There are mainly two ways of not understanding something: one where you believe you understood, but you have not (misunderstanding) and one where you have the clear nagging feeling that you didn’t get it: the pieces of the puzzle did not fully fall in place[3]. But why didn’t they? Typically there is something else stuck there that prevents the pieces from aligning correctly. As a seven year old I checked out a book on internal combustion engines from my school’s library. As you may expect, at the time I knew absolutely nothing about mechanics, and I lacked the notion of inertia. But I was far from an empty vessel: by that age most kids have a fully developed intuition of how mechanics works, an intuition formed in the sublunar world, where friction is ubiquitous. A world where stuff does not move if it is not being actively pushed. It turns out that it is impossible to understand the intake, compression and exhaust phases of the four stroke engine cycle if you believe that the piston must be pushed at all times in order to move. The fact that it keeps moving and it can do useful work even when it is not actively pushed by expanding gases –as in the combustion phase- just didn’t compute, so I gave up. Seven year old me did not have to face the added difficulty of not knowing whether the contents of the book on internal combustion engines were true or not: I believed back then that it was impossible for a printed book to contain falsehood. But with causality –and anything that comes up in research really- I no longer have this luxury.
Luckily, in-depth understanding is not a prerequisite for research. To quote Galileo: Io stimo più il trovar un vero, benché di cosa leggiera, che 'l disputar lungamente delle massime questioni senza conseguir verità nissuna (I esteem the discovery of truth in even the slightest matters to be of more value than the prolonged dispute of grand issues without achieving any truth). Where you draw the line is ultimately a judgment call.
So let’s march onwards. In the causa prima paper we took a state-of-the-art dataset –thanks Ben - on supermassive black holes and their host galaxies and fed it to two causal discovery methods, the Peter-Clark (PC) algorithm and the Fast Causal Inference (FCI) algorithm.

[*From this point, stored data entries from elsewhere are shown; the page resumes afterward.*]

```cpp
static bool parse_u32_list(const std::string &v, uint32_t *out, uint32_t cap, uint32_t &n) {
    n = 0;
    const char *q = v.c_str();
    if (!*q) return true;
    for (;;) {
        char *end = nullptr;
        const unsigned long x = strtoul(q, &end, 10);
        if (end == q || n >= cap || x > 0xFFFFFFFFul) return false;
        out[n++] = (uint32_t)x;
        if (*end == '\0') return true;
        if (*end != ',') return false;
        q = end + 1;
    }
}
static bool parse_u32(const std::string &v, uint32_t &out) {
    uint32_t n = 0, x[1];
    if (!parse_u32_list(v, x, 1, n) || n != 1) return false;
    out = x[0];
    return true;
}
static int apply_tuning(vhx_ctx *c, const std::string &key, const std::string &val) {
    uint32_t x = 0, n = 0, l[VHX_MAX_BUDGETS + 1];
    auto bad = [&]() { return fail(c, VHX_E_INVALID_ARG, ("vhx_set_tuning: bad value for " + key).c_str()); };
    if (key == "budgets") {
        if (!parse_u32_list(val, l, VHX_MAX_BUDGETS, n)) return bad();
        if (n == 1 && l[0] == 0) n = 0;
        return vhx_set_pass_budgets(c, l, n);
    } else if (key == "adaptive") {
        if (!parse_u32(val, x) || x > 1) return bad();
        return vhx_set_adaptive_schedule(c, (int)x);
// ... 304 lines not shown
```

### voxelhex_amd/csrc/vhx_device.hip

```cpp
#include <hip/hip_runtime.h>

#include <algorithm>
#include <cmath>
#include <cstdio>
#include <cstdlib>
#include <cstring>
#include <string>
#include <vector>

#include "../../include/vhx.h"
#include "trace.hpp"
#define VHX_SKY_FN __host__ __device__
#include "skyblock.hpp"
static_assert(VHX_RAY_GLASS == 1u, "skyblock.hpp spells the glass model's number out (it includes no header)");

using namespace vhx;

#include "ctx.hpp"

struct CamD {
    uint32_t model, width, height;
    float ox, oy, oz;
    float blx, bly, blz, rx, ry, rz, ux, uy, uz, pw, ph;
    float m[16];
};

struct OutD {
    uint32_t *value, *cell, *voxel, *rgba, *bytes;
    float *impact, *normal, *depth;
    uint32_t *shadowed;
};

__device__ __forceinline__ uint32_t shade(const DevTree &t, const HitOut &h) {
    if (!h.hit) return 128u | (128u << 8) | (128u << 16) | (255u << 24);
    const uint32_t ci = h.value & 0xFFFFu;
    if (ci == 0xFFFFu || ci >= t.color_count) return 255u << 24;
    const uint32_t c = t.color[ci];
    const F3d L = vnorm(mk(0.0f, -1.0f, 1.0f));
    const float dot = (h.nx * L.x + h.ny * L.y) + h.nz * L.z;
    const float s = 1.0f - (dot / 2.0f + 0.5f);
    const uint32_t r = ras_u8((float)(c & 0xFFu) * s), g = ras_u8((float)((c >> 8) & 0xFFu) * s),
                   b = ras_u8((float)((c >> 16) & 0xFFu) * s);
    return r | (g << 8) | (b << 16) | (255u << 24);
}

__device__ __forceinline__ void store(const DevTree &t, const OutD &o, uint64_t i, F3d org, const HitOut &h) {
    if (o.value) o.value[i] = h.hit ? h.value : VHX_EMPTY;
    if (o.cell) o.cell[i] = h.hit ? h.cell : VHX_EMPTY;
    if (o.voxel) {
        o.voxel[3 * i] = h.hit ? h.vx : VHX_EMPTY;
        o.voxel[3 * i + 1] = h.hit ? h.vy : VHX_EMPTY;
        o.voxel[3 * i + 2] = h.hit ? h.vz : VHX_EMPTY;
    }
    if (o.impact) {
        o.impact[3 * i] = h.hit ? h.ix : 0.0f;
        o.impact[3 * i + 1] = h.hit ? h.iy : 0.0f;
        o.impact[3 * i + 2] = h.hit ? h.iz : 0.0f;
    }
    if (o.normal) {
        o.normal[3 * i] = h.hit ? h.nx : 0.0f;
        o.normal[3 * i + 1] = h.hit ? h.ny : 0.0f;
        o.normal[3 * i + 2] = h.hit ? h.nz : 0.0f;
    }
    if (o.depth) o.depth[i] = h.hit ? vlen(vsub(mk(h.ix, h.iy, h.iz), org)) : __builtin_huge_valf();
    if (o.rgba) o.rgba[i] = shade(t, h);
    if (o.bytes) o.bytes[i] = h.bytes;
}

__device__ __forceinline__ void primary_ray(const CamD &c, uint32_t px, uint32_t py, F3d &o, F3d &d) {
    const uint32_t x = px, y = c.height - 1u - py;
    o = mk(c.ox, c.oy, c.oz);
    if (c.model == VHX_RAY_GLASS) {
        const F3d gp = vadd(vadd(mk(c.blx, c.bly, c.blz), vmul(vmul(mk(c.rx, c.ry, c.rz), (float)x), c.pw)),
                            vmul(vmul(mk(c.ux, c.uy, c.uz), (float)y), c.ph));
        d = vnorm(vsub(gp, o));
    } else {
        const float nx = ((float)x + 0.5f) / (float)c.width * 2.0f - 1.0f;
        const float ny = ((float)y + 0.5f) / (float)c.height * 2.0f - 1.0f;
        float nr[4], fr[4];
#pragma unroll
        for (int k = 0; k < 4; ++k) {
            nr[k] = ((c.m[k] * nx + c.m[4 + k] * ny) + c.m[8 + k] * -1.0f) + c.m[12 + k] * 1.0f;
            fr[k] = ((c.m[k] * nx + c.m[4 + k] * ny) + c.m[8 + k] * 1.0f) + c.m[12 + k] * 1.0f;
        }
        const F3d np = mk(nr[0] / nr[3], nr[1] / nr[3], nr[2] / nr[3]);
        const F3d fp = mk(fr[0] / fr[3], fr[1] / fr[3], fr[2] / fr[3]);
        const F3d dd = vsub(fp, np);
        const float rcp = 1.0f / __builtin_sqrtf((dd.x * dd.x + dd.y * dd.y) + dd.z * dd.z);
        d = vmul(dd, rcp);
    }
}

__device__ __forceinline__ bool glass_clear_miss(const CamD &c, uint32_t px, uint32_t py, float tsize) {
    if (c.model != VHX_RAY_GLASS) return false;
    const uint32_t x = px, y = c.height - 1u - py;
    const F3d o = mk(c.ox, c.oy, c.oz);
    const F3d gp = vadd(vadd(mk(c.blx, c.bly, c.blz), vmul(vmul(mk(c.rx, c.ry, c.rz), (float)x), c.pw)),
                        vmul(vmul(mk(c.ux, c.uy, c.uz), (float)y), c.ph));
    const F3d v = vsub(gp, o);
    const float vk[3] = {v.x, v.y, v.z}, ok[3] = {o.x, o.y, o.z};
    float tmin = -__builtin_huge_valf(), tmax = __builtin_huge_valf();
    bool safe = true;
#pragma unroll
    for (int k = 0; k < 3; ++k) {
        safe = safe && __builtin_fabsf(vk[k]) > 1e-20f;
        const float r = __builtin_amdgcn_rcpf(vk[k]);
        const float t1 = (0.0f - ok[k]) * r, t2 = (tsize - ok[k]) * r;
        tmin = __builtin_fmaxf(tmin, __builtin_fminf(t1, t2));
        tmax = __builtin_fminf(tmax, __builtin_fmaxf(t1, t2));
    }
    if (!safe || !__builtin_isfinite(tmin) || !__builtin_isfinite(tmax)) return false;
    const float m = 1e-5f * __builtin_fmaxf(__builtin_fabsf(tmin), __builtin_fabsf(tmax));
    return tmax < -m || tmin - tmax > m;
}
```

Supermassive black holes (like that one in the famous picture) are found at the center of most galaxies, but only a relatively small set of them has a reliable measurement of mass. There is a long standing chicken-egg debate on whether supermassive black holes shape their host galaxy, that is (black hole) -> (galaxy properties) or the other way around, i.e. (black hole) <- (galaxy properties). This is not a purely data-driven debate either: there is lots of theory about black hole accretion and galaxy formation and how the two interact. The word co-evolution is frequently heard in this context.
Looks like a good open problem to apply causal discovery to, right?
[…to be continued…]
[1] Even though, strictly speaking, no knowledge is really ‘prior’. Everything we know we learned from data, either as individuals or as a species through brain structures hard-coded by evolution.

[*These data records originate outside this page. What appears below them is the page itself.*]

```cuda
MM_API int mm_attn_bwd_tc_varlen(const void* q, const void* k, const void* v, const void* o, const void* dout,
                                 const float* lse, void* dq, void* dk, void* dv, const int* seg_start,
                                 const int* seg_len, int n_seg, int max_len, const int* work_q, int n_work_q,
                                 const int* work_k, int n_work_k, long long total_rows, long long ldq, long long ldk,
                                 long long ldv, long long ldo, long long lddo, long long lddq, long long lddk,
                                 long long lddv, int Hq, int Hkv, int head_dim, float scale, void* workspace,
                                 long long workspace_bytes, cudaStream_t stream) {
  MM_CHECK_ARG(head_dim == 128, "mm_attn_bwd_tc_varlen: head_dim must be 128");
  MM_CHECK_ARG(seg_start != nullptr && seg_len != nullptr && work_q != nullptr && work_k != nullptr && n_work_q > 0 &&
                   n_work_k > 0 && n_seg > 0 && max_len > 0, "mm_attn_bwd_tc_varlen: segment tables missing");
  return launch_bwd_tc(q, k, v, o, dout, lse, dq, dk, dv, seg_len, seg_start, work_q, n_work_q, work_k, n_work_k,
                       total_rows, ldq, ldk, ldv, ldo, lddo, lddq, lddk, lddv, n_seg, max_len, Hq, Hkv, scale, workspace,
                       workspace_bytes, stream);
}
```

### metamorph_b200/csrc/attention_tc.cu

```cuda
#include "attention_tc.cuh"

using namespace mm_attn_tc;

namespace {

constexpr int TC_BR = 128, TC_BC = 128, TC_D = 128;
constexpr int TC_TILE_BYTES = 128 * 128 * 2;

struct TcFwdParams {
  bf16* o;
  float* lse;
  const int* seqlens;
  const int* seg_start;
  const int2* work;
  long long ldo;
  int B, T, Hq, Hkv;
  float scale;
  int causal;
};

constexpr int TC_THREADS = 384;
constexpr int TC_SMEM = 5 * TC_TILE_BYTES + 256 + 1024;

__global__ void __launch_bounds__(TC_THREADS, 1)
// ... 153 lines not shown
}

static PFN_encodeTiled tmap_encoder() {
  static PFN_encodeTiled enc = nullptr;
  static std::once_flag once;
  std::call_once(once, [] {
    void* fn = nullptr;
    cudaDriverEntryPointQueryResult q;
    if (cudaGetDriverEntryPoint("cuTensorMapEncodeTiled", &fn, cudaEnableDefault, &q) == cudaSuccess &&
        q == cudaDriverEntryPointSuccess)
      enc = reinterpret_cast<PFN_encodeTiled>(fn);
  });
  if (!enc) mm_set_error("cuTensorMapEncodeTiled unavailable");
  return enc;
}

int mm_attn_make_tmap_stats(CUtensorMap* tm, const float* base, long long width, long long rows) {
  PFN_encodeTiled enc = tmap_encoder();
  if (!enc) return MM_ERR_CUDA;
  cuuint64_t dims[2] = {(cuuint64_t)width, (cuuint64_t)rows};
  cuuint64_t strides[1] = {(cuuint64_t)width * 4};
  cuuint32_t box[2] = {128, 1};
  cuuint32_t estr[2] = {1, 1};
  CUresult r = enc(tm, CU_TENSOR_MAP_DATA_TYPE_FLOAT32, 2, const_cast<float*>(base), dims, strides, box, estr,
                   CU_TENSOR_MAP_INTERLEAVE_NONE, CU_TENSOR_MAP_SWIZZLE_NONE, CU_TENSOR_MAP_L2_PROMOTION_NONE,
                   CU_TENSOR_MAP_FLOAT_OOB_FILL_NONE);
  if (r != CUDA_SUCCESS) {
    mm_set_error("cuTensorMapEncodeTiled failed (%d) for the attention statistics rows", (int)r);
    return MM_ERR_CUDA;
  }
  return MM_OK;
}

int mm_attn_make_tmap_rows(CUtensorMap* tm, const void* base, long long width, long long rows, long long ld,
                           int box_rows) {
  PFN_encodeTiled enc = tmap_encoder();
  if (!enc) return MM_ERR_CUDA;
  cuuint64_t dims[2] = {(cuuint64_t)width, (cuuint64_t)rows};
  cuuint64_t strides[1] = {(cuuint64_t)ld * 2};
  cuuint32_t box[2] = {64, (cuuint32_t)box_rows};
  cuuint32_t estr[2] = {1, 1};
  CUresult r = enc(tm, CU_TENSOR_MAP_DATA_TYPE_BFLOAT16, 2, const_cast<void*>(base), dims, strides, box, estr,
                   CU_TENSOR_MAP_INTERLEAVE_NONE, CU_TENSOR_MAP_SWIZZLE_128B, CU_TENSOR_MAP_L2_PROMOTION_L2_256B,
                   CU_TENSOR_MAP_FLOAT_OOB_FILL_NONE);
  if (r != CUDA_SUCCESS) {
    mm_set_error("cuTensorMapEncodeTiled failed (%d) for attention operand", (int)r);
    return MM_ERR_CUDA;
  }
  return MM_OK;
}


namespace {

int launch_fwd_tc(const void* q, const void* k, const void* v, void* o, float* lse, const int* seqlens,
                  const int* seg_start, const int* work, int n_work, long long total_rows, long long ldq, long long ldk,
                  long long ldv, long long ldo, int B, int T, int Hq, int Hkv, int causal, float scale,
                  cudaStream_t stream) {
  MM_CHECK_ARG(B > 0 && T > 0 && Hq > 0 && Hkv > 0 && Hq % Hkv == 0, "mm_attn_fwd_tc: bad head counts");
  MM_CHECK_ARG(ldq % 8 == 0 && ldk % 8 == 0 && ldv % 8 == 0 && ldo % 8 == 0 &&
                   ((uintptr_t)q & 15) == 0 && ((uintptr_t)k & 15) == 0 && ((uintptr_t)v & 15) == 0 &&
                   ((uintptr_t)o & 15) == 0, "mm_attn_fwd_tc: 16-byte alignment / pitch %% 8 required");
  CUtensorMap tq, tk, tv;
  int rc;
  if ((rc = mm_attn_make_tmap_rows(&tq, q, (long long)Hq * 128, total_rows, ldq))) return rc;
  if ((rc = mm_attn_make_tmap_rows(&tk, k, (long long)Hkv * 128, total_rows, ldk))) return rc;
  if ((rc = mm_attn_make_tmap_rows(&tv, v, (long long)Hkv * 128, total_rows, ldv))) return rc;
  TcFwdParams p;
  p.o = (bf16*)o; p.lse = lse; p.seqlens = seqlens; p.seg_start = seg_start;
  p.work = reinterpret_cast<const int2*>(work); p.ldo = ldo;
  p.B = B; p.T = T; p.Hq = Hq; p.Hkv = Hkv; p.scale = scale; p.causal = causal;
  const dim3 grid = work ? dim3(n_work, Hq, 1) : dim3((T + TC_BR - 1) / TC_BR, Hq, B);
  static std::once_flag once;
// ... 32 lines not shown
```

### metamorph_b200/csrc/attention_tc.cuh

```cuda
#pragma once
#include "wgmma.cuh"
#include <mutex>

namespace mm_attn_tc {

constexpr float kLog2e = 1.4426950408889634f;

__device__ __forceinline__ float fast_exp2(float x) {
  float y;
  asm("ex2.approx.ftz.f32 %0, %1;" : "=f"(y) : "f"(x));
  return y;
}

__device__ __forceinline__ uint64_t desc_kmajor(uint32_t tile, int k16) {
  return wgmma_desc(tile + (uint32_t)(k16 >> 2) * 16384u + (uint32_t)(k16 & 3) * 32u, 16);
}
__device__ __forceinline__ uint64_t desc_mnmajor(uint32_t tile, int k16) {
  return wgmma_desc(tile + (uint32_t)k16 * 2048u, 16384);
}
template <int NA>
__device__ __forceinline__ void acc_to_a(const float (&d)[NA], int k, uint32_t (&a)[4]) {
#pragma unroll
  for (int i = 0; i < 4; ++i) a[i] = pack_bf16x2(d[8 * k + 2 * i], d[8 * k + 2 * i + 1]);
}
__device__ __forceinline__ void consumer_release(uint32_t bar) {
  __syncwarp();
  if ((threadIdx.x & 31) == 0) mbar_arrive(bar);
}

}

int mm_attn_make_tmap_rows(CUtensorMap* tm, const void* base, long long width, long long rows, long long ld,
                           int box_rows = 128);
int mm_attn_make_tmap_stats(CUtensorMap* tm, const float* base, long long width, long long rows);
```

Baseline: 34660.

## Add ping-pong consumer warpgroup schedule for BN=128 GEMM tiles

For BN=128, each consumer warpgroup now owns a whole 128-row tile, and the two warpgroups alternate tiles. Named barriers order their mainloops so one group's epilogue overlaps the other's MMA. The mainloop also keeps one wgmma batch in flight (wait<1>) and releases the previous stage late, instead of waiting fully every k-block. This targets tensor-core idle time during epilogues, at the cost of double the accumulator registers and more barrier coordination.

Result: no change. 34860 (median of 6 runs) (+0.6%).

```diff
diff --git a/metamorph_b200/csrc/gemm_tcgen05.cu b/metamorph_b200/csrc/gemm_tcgen05.cu
--- a/metamorph_b200/csrc/gemm_tcgen05.cu
+++ b/metamorph_b200/csrc/gemm_tcgen05.cu
@@ -34,8 +34,18 @@
   float alpha;
 };
 
+constexpr int kOrderBar = 3;
+
+__device__ __forceinline__ void named_bar_sync(int id, int n) {
+  asm volatile("bar.sync %0, %1;" ::"r"(id), "r"(n) : "memory");
+}
+__device__ __forceinline__ void named_bar_arrive(int id, int n) {
+  asm volatile("bar.arrive %0, %1;" ::"r"(id), "r"(n) : "memory");
+}
+
 template <int BN>
 struct Cfg {
+  static constexpr bool kPingPong = (BN == 128);
   static constexpr int kStages = (BN == 256) ? 3 : 5;
   static constexpr int kABytes = BM * BK * 2;
   static constexpr int kBBytes = BN * BK * 2;
@@ -204,6 +214,8 @@
 gemm_wgmma_kernel(const __grid_constant__ CUtensorMap tmap_a, const __grid_constant__ CUtensorMap tmap_b, int M, int N,
                   int K, int group_m, EpiParams ep) {
   using C = Cfg<BN>;
+  constexpr bool kPingPong = C::kPingPong;
+  constexpr int kBlocks = kPingPong ? 2 : 1;
   extern __shared__ uint8_t smem_raw[];
   const uint32_t smem_base = (smem_u32(smem_raw) + 1023u) & ~1023u;
   const uint32_t epi_base = smem_base + C::kStages * C::kStageBytes;
@@ -221,7 +233,7 @@
     prefetch_tmap(&tmap_b);
     for (int s = 0; s < C::kStages; ++s) {
       mbar_init(full_bar(s), 1);
-      mbar_init(empty_bar(s), 8);
+      mbar_init(empty_bar(s), kPingPong ? 4 : 8);
     }
     fence_barrier_init();
   }
@@ -274,54 +286,76 @@
     const int tid = threadIdx.x & 127, warp_in_wg = tid >> 5;
     constexpr uint32_t a_kstep = A_MN ? (16 * 128) : 32, b_kstep = B_MN ? (16 * 128) : 32;
     constexpr uint32_t a_lbo = A_MN ? (BK * 128) : 16, b_lbo = B_MN ? (BK * 128) : 16;
+    const uint32_t a_off = kPingPong ? 0u : (uint32_t)c * (64 * 128);
     float* stage = reinterpret_cast<float*>(smem_raw + (epi_base - smem_u32(smem_raw))) + c * 64 * kStageLd;
     const int er = tid & 63, ehalf = tid >> 6;
+    auto release = [&](int st) {
+      __syncwarp();
+      if (lane == 0) mbar_arrive(empty_bar(st));
+    };
     int s = 0;
     uint32_t phase = 0;
-    float d[BN / 2];
-    for (int t = blockIdx.x; t < num_tiles; t += gridDim.x) {
+    float d[kBlocks][BN / 2];
+    int i = 0;
+    for (int t = blockIdx.x; t < num_tiles; t += gridDim.x, ++i) {
+      if (kPingPong && (i & 1) != c) {
+        const int adv = s + num_kb;
+        s = adv % C::kStages;
+        phase ^= (uint32_t)(adv / C::kStages) & 1u;
+        continue;
+      }
       int m_blk, n_blk;
       tile_coords(t, m_blk, n_blk);
+      if (kPingPong && i > 0) named_bar_sync(kOrderBar + c, 256);
+      int s_prev = 0;
       for (int kb = 0; kb < num_kb; ++kb) {
         mbar_wait(full_bar(s), phase);
-        const uint32_t sa = smem_base + s * C::kStageBytes + c * (64 * 128);
+        const uint32_t sa = smem_base + s * C::kStageBytes + a_off;
         const uint32_t sb = smem_base + s * C::kStageBytes + C::kABytes;
         wgmma_fence();
 #pragma unroll
         for (int k = 0; k < BK / 16; ++k)
-          wgmma_k16<BN, A_MN, B_MN>(d, wgmma_desc(sa + k * a_kstep, a_lbo), wgmma_desc(sb + k * b_kstep, b_lbo),
-                                    (kb | k) != 0 ? 1u : 0u);
+#pragma unroll
+          for (int h = 0; h < kBlocks; ++h)
+            wgmma_k16<BN, A_MN, B_MN>(d[h], wgmma_desc(sa + h * (64 * 128) + k * a_kstep, a_lbo),
+                                      wgmma_desc(sb + k * b_kstep, b_lbo), (kb | k) != 0 ? 1u : 0u);
         wgmma_commit();
-        wgmma_wait<0>();
-        __syncwarp();
-        if (lane == 0) mbar_arrive(empty_bar(s));
+        wgmma_wait<1>();
+        if (kb > 0) release(s_prev);
+        s_prev = s;
         if (++s == C::kStages) { s = 0; phase ^= 1; }
       }
-      const int row = m_blk * BM + c * 64 + er;
-      const bool row_ok = row < M;
+      if (kPingPong && t + (int)gridDim.x < num_tiles) named_bar_arrive(kOrderBar + (c ^ 1), 256);
+      wgmma_wait<0>();
+      release(s_prev);
       const int g = warp_in_wg * 16 + (lane >> 2), q2 = (lane & 3) * 2;
 #pragma unroll
-      for (int cc = 0; cc < BN / 64; ++cc) {
-        const int colc = n_blk * BN + cc * 64;
-        if (colc >= N) break;
-        asm volatile("bar.sync %0, 128;" ::"r"(1 + c) : "memory");
-#pragma unroll
-        for (int j = 0; j < 8; ++j) {
-          const float* src = d + 4 * (cc * 8 + j);
-          *reinterpret_cast<float2*>(stage + g * kStageLd + j * 8 + q2) = make_float2(src[0], src[1]);
-          *reinterpret_cast<float2*>(stage + (g + 8) * kStageLd + j * 8 + q2) = make_float2(src[2], src[3]);
-        }
-        asm volatile("bar.sync %0, 128;" ::"r"(1 + c) : "memory");
-        const int col0 = colc + ehalf * 32;
-        if (col0 < N) {
-          float v[32];
-          const float* rp = stage + er * kStageLd + ehalf * 32;
-#pragma unroll
-          for (int j = 0; j < 32; j += 4) {
-            const float4 x = *reinterpret_cast<const float4*>(rp + j);
-            v[j] = x.x * ep.alpha; v[j + 1] = x.y * ep.alpha; v[j + 2] = x.z * ep.alpha; v[j + 3] = x.w * ep.alpha;
-          }
-          epilogue_chunk(ep, v, row, row_ok, col0, N);
+      for (int h = 0; h < kBlocks; ++h) {
+        const int row = m_blk * BM + (kPingPong ? h : c) * 64 + er;
+        const bool row_ok = row < M;
+#pragma unroll
+        for (int cc = 0; cc < BN / 64; ++cc) {
+          const int colc = n_blk * BN + cc * 64;
+          if (colc >= N) break;
+          named_bar_sync(1 + c, 128);
+#pragma unroll
+          for (int j = 0; j < 8; ++j) {
+            const float* src = d[h] + 4 * (cc * 8 + j);
+            *reinterpret_cast<float2*>(stage + g * kStageLd + j * 8 + q2) = make_float2(src[0], src[1]);
+            *reinterpret_cast<float2*>(stage + (g + 8) * kStageLd + j * 8 + q2) = make_float2(src[2], src[3]);
+          }
+          named_bar_sync(1 + c, 128);
+          const int col0 = colc + ehalf * 32;
+          if (col0 < N) {
+            float v[32];
+            const float* rp = stage + er * kStageLd + ehalf * 32;
+#pragma unroll
+            for (int j = 0; j < 32; j += 4) {
+              const float4 x = *reinterpret_cast<const float4*>(rp + j);
+              v[j] = x.x * ep.alpha; v[j + 1] = x.y * ep.alpha; v[j + 2] = x.z * ep.alpha; v[j + 3] = x.w * ep.alpha;
+            }
+            epilogue_chunk(ep, v, row, row_ok, col0, N);
+          }
         }
       }
     }
```

## Compute dK and dV together per warpgroup over 128-row KV tiles; skip unneeded masking

Applied to the files above, without the earlier changes.

The dK/dV backward kernel now uses 256 threads with no dedicated producer warpgroup. Each of the two consumer warpgroups owns 64 of 128 KV rows and accumulates both dK and dV, instead of one warpgroup doing dK and the other dV over 64 rows. Thread 0 issues the TMA prefetches inline, and the 64-row K/V tensor maps are dropped. Both the dQ and dK/dV kernels gain an unmasked fast path for tiles fully inside the causal and length bounds, which avoids per-element predicate work. The trade-offs are higher register pressure from holding two accumulators and the loss of warp-specialized producer overlap.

[2] Clearly one could have smoked enough to get stained teeth and then quit, so we might count him among the people who have stained teeth but neither smoke nor drink coffee. This suggests that the variable smoking should be split into smoking yesterday and smoking today. Agreeing on what exactly is to be considered a variable is important. Here I keep it simple by assuming that smokers never quit.
[3] The first one is better than the second in some cases: making simplified models of reality (or even of someone else’s theory) is an exercise in deliberate, controlled misunderstanding! The feeling of ‘knowing what you should do’, even if unjustified, is empowering. On the other hand, realising that the pieces of the puzzle are not fitting together can be paralising.